Records from a data source
.....
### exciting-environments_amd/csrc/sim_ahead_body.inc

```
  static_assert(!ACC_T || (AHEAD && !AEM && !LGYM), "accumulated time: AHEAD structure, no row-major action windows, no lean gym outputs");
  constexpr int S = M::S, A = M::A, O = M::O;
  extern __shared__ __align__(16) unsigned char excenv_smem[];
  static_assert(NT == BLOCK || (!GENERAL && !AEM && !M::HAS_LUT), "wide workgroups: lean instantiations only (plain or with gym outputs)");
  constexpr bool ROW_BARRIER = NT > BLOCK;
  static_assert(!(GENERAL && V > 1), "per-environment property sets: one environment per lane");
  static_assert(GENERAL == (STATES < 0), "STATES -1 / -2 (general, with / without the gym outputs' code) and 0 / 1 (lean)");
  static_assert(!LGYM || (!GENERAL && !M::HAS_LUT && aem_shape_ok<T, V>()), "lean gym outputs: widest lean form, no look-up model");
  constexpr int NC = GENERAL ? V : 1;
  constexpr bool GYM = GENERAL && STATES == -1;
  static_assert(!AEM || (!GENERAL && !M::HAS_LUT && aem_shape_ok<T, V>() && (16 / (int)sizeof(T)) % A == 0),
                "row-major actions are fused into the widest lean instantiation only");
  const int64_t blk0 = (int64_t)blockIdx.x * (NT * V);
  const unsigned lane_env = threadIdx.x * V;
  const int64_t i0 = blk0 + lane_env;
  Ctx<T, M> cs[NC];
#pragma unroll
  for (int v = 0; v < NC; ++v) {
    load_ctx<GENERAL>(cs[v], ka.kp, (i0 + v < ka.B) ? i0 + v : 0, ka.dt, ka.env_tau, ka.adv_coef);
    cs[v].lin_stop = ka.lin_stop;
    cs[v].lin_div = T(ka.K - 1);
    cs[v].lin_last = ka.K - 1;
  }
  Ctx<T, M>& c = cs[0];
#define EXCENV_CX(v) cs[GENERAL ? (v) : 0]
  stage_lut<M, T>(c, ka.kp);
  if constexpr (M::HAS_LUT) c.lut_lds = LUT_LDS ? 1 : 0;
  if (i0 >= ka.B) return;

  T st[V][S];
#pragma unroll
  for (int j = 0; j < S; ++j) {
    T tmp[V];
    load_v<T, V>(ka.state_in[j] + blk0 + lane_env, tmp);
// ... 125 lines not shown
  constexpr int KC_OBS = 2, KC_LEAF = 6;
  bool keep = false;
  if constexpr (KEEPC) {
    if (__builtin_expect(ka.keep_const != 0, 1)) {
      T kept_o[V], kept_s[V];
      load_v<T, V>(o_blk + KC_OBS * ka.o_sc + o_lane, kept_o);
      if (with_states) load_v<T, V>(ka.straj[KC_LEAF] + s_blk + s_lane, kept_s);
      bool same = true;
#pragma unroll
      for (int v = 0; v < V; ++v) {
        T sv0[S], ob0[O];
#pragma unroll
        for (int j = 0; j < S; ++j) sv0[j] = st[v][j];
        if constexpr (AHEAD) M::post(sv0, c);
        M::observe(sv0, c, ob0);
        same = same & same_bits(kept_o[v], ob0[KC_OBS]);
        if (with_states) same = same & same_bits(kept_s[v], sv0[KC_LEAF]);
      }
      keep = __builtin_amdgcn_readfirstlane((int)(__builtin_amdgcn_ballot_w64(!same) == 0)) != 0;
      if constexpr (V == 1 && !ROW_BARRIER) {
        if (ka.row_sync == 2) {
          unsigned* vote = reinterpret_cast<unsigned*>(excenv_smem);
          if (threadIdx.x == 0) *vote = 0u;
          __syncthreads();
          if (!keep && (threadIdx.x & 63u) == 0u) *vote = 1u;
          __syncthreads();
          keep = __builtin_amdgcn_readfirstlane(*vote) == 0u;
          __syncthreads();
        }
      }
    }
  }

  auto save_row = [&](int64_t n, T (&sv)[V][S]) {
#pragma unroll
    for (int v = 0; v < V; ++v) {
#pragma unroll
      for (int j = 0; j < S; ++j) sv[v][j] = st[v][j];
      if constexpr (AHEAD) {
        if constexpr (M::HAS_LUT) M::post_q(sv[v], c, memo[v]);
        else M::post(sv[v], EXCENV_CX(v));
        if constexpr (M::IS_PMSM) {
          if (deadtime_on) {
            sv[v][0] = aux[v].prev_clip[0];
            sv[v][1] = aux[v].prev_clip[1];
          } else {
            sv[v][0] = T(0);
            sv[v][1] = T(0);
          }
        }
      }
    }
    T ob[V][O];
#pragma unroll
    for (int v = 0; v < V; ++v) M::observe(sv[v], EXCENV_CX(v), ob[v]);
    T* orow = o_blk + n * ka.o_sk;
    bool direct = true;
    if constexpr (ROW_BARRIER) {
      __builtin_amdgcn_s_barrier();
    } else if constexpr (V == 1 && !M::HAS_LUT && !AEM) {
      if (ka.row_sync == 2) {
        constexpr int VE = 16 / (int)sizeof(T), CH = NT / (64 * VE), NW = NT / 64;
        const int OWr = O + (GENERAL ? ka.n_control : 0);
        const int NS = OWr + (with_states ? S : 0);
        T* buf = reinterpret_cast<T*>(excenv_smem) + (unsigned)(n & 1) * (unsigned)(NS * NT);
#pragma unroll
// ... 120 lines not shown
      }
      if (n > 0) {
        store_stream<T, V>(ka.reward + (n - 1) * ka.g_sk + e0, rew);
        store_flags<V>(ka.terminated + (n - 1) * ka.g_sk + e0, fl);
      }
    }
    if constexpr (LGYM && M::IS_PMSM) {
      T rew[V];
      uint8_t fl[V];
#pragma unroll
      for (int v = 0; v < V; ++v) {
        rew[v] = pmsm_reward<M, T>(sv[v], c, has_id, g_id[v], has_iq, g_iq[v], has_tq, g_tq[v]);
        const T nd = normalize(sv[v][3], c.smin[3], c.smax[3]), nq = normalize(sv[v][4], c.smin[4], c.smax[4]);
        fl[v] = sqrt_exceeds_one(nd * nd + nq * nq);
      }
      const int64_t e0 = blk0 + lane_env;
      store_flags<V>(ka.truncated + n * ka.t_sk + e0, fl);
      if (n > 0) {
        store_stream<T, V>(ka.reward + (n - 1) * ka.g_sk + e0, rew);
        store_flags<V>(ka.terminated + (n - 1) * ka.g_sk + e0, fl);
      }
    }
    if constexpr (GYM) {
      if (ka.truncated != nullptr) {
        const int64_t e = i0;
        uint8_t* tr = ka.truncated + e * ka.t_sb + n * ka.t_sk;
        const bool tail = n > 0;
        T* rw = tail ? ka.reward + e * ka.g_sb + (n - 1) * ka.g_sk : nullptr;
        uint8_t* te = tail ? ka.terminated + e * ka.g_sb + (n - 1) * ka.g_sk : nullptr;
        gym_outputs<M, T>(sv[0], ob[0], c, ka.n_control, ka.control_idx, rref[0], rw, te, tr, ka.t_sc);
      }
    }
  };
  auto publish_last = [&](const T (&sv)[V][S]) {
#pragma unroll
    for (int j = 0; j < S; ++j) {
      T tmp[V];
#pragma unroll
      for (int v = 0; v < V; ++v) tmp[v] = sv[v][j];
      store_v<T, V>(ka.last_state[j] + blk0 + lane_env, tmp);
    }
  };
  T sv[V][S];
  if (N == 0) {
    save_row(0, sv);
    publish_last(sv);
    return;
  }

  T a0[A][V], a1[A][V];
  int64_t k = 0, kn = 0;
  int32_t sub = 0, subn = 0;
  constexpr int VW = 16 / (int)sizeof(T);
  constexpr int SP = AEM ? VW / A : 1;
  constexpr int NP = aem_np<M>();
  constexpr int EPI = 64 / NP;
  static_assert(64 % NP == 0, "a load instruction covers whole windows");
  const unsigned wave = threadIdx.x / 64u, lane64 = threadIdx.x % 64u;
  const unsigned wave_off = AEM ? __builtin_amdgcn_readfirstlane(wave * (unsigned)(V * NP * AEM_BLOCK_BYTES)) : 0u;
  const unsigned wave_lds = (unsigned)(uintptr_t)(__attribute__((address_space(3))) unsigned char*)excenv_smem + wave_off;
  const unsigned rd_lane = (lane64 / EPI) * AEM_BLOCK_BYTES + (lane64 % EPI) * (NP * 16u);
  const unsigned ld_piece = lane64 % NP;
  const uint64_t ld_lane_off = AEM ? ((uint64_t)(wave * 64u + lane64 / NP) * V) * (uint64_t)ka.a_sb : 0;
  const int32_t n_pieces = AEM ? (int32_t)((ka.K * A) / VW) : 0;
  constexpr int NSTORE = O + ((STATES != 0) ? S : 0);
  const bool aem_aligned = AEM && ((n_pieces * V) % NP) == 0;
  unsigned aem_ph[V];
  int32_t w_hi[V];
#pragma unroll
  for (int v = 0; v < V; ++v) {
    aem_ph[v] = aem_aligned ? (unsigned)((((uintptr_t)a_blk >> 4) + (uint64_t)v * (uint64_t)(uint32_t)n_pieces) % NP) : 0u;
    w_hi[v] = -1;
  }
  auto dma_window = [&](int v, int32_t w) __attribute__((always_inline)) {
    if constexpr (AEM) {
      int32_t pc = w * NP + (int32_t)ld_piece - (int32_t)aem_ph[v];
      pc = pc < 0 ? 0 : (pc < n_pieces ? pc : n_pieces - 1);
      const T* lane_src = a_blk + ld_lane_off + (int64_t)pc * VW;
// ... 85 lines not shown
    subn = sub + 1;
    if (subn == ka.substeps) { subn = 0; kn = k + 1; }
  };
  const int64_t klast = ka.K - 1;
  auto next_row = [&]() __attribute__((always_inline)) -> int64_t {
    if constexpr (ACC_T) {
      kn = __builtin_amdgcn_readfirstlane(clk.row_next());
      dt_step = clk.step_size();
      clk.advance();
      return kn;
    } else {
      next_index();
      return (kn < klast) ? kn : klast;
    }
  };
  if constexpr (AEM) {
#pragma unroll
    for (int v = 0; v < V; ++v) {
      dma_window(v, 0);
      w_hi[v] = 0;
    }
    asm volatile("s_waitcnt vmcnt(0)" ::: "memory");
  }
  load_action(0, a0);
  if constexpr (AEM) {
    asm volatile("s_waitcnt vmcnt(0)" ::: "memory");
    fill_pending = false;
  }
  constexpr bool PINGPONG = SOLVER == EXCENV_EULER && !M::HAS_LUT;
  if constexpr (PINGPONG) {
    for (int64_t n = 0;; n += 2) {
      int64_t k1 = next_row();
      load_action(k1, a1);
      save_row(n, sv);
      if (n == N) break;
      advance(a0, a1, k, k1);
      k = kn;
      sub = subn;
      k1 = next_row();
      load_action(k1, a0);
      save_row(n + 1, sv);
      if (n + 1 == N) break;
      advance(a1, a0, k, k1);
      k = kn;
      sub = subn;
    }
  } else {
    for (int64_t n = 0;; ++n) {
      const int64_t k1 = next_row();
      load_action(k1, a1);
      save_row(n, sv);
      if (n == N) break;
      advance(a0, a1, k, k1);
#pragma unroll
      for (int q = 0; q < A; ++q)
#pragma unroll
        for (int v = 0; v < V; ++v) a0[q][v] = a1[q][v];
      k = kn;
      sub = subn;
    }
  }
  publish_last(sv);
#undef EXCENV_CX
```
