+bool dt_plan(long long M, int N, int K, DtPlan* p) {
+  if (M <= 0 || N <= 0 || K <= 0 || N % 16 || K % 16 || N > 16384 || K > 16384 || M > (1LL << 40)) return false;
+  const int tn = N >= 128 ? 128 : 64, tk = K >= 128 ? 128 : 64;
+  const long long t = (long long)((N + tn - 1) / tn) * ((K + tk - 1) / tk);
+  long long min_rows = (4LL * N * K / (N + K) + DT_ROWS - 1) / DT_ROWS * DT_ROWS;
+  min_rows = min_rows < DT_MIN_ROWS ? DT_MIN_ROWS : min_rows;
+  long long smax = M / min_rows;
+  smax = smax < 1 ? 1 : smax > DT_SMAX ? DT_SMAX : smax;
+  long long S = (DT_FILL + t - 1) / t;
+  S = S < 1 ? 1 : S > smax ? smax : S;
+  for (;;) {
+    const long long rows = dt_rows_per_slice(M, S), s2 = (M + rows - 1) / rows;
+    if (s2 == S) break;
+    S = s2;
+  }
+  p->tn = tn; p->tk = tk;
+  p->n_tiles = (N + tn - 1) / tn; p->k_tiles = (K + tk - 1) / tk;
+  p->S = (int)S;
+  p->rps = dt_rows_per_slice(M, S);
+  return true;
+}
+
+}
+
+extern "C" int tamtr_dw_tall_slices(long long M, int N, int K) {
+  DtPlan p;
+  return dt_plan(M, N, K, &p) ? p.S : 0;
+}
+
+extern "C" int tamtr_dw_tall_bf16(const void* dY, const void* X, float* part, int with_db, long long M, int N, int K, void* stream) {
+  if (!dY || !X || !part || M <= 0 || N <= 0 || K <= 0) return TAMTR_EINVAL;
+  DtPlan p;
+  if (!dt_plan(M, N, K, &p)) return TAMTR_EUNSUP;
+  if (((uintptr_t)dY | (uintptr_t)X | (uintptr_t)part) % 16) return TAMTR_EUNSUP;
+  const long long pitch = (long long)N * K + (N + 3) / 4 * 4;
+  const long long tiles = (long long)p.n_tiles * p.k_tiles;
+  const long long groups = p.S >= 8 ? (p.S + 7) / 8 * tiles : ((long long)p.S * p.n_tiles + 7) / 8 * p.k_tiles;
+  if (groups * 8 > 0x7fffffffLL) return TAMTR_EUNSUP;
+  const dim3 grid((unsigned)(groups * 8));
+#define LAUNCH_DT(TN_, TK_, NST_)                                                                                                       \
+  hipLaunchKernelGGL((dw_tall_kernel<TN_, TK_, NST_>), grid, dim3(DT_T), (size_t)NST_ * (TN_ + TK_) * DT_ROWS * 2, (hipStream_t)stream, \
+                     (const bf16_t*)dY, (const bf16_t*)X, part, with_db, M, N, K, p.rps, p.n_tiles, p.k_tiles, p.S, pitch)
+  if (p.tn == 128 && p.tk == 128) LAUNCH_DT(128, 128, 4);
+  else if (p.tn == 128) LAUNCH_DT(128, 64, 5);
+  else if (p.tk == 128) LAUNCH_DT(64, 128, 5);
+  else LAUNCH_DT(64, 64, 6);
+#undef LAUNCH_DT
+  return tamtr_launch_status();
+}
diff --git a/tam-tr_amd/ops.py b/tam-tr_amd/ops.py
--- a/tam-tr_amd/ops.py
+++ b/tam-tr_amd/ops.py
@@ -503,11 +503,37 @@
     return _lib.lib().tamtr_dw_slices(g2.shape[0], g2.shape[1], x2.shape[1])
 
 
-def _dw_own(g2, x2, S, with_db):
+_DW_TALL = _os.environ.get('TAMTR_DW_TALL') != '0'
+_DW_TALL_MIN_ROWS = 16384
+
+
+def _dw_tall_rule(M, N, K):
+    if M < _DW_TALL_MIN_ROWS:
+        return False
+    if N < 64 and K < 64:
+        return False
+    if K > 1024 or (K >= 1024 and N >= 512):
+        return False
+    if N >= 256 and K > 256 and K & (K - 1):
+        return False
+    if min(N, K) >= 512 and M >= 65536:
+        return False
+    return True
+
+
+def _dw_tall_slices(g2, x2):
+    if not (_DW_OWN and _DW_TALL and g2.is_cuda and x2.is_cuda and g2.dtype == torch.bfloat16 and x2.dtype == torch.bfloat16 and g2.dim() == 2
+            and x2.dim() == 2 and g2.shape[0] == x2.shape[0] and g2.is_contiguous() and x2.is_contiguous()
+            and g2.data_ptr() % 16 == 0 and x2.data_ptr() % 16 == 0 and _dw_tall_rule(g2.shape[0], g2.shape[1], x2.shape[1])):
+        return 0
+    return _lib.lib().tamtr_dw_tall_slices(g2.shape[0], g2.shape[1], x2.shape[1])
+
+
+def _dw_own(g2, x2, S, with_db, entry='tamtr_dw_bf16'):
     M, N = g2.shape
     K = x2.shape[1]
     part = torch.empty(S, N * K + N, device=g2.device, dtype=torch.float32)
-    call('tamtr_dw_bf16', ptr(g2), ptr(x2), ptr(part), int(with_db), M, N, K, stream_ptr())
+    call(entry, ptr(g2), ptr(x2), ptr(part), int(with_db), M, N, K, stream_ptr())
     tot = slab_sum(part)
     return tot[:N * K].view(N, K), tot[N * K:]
.....
• **How to complete this task**: Search the records for the word "bool", then list every line that has it.

• **Output below**:
  constexpr bool ROW_BARRIER = NT > BLOCK;
  constexpr bool GYM = GENERAL && STATES == -1;
  bool keep = false;
      bool same = true;
    bool direct = true;
        const bool tail = n > 0;
  const bool aem_aligned = AEM && ((n_pieces * V) % NP) == 0;
  constexpr bool PINGPONG = SOLVER == EXCENV_EULER && !M::HAS_LUT;
+bool dt_plan(long long M, int N, int K, DtPlan* p) {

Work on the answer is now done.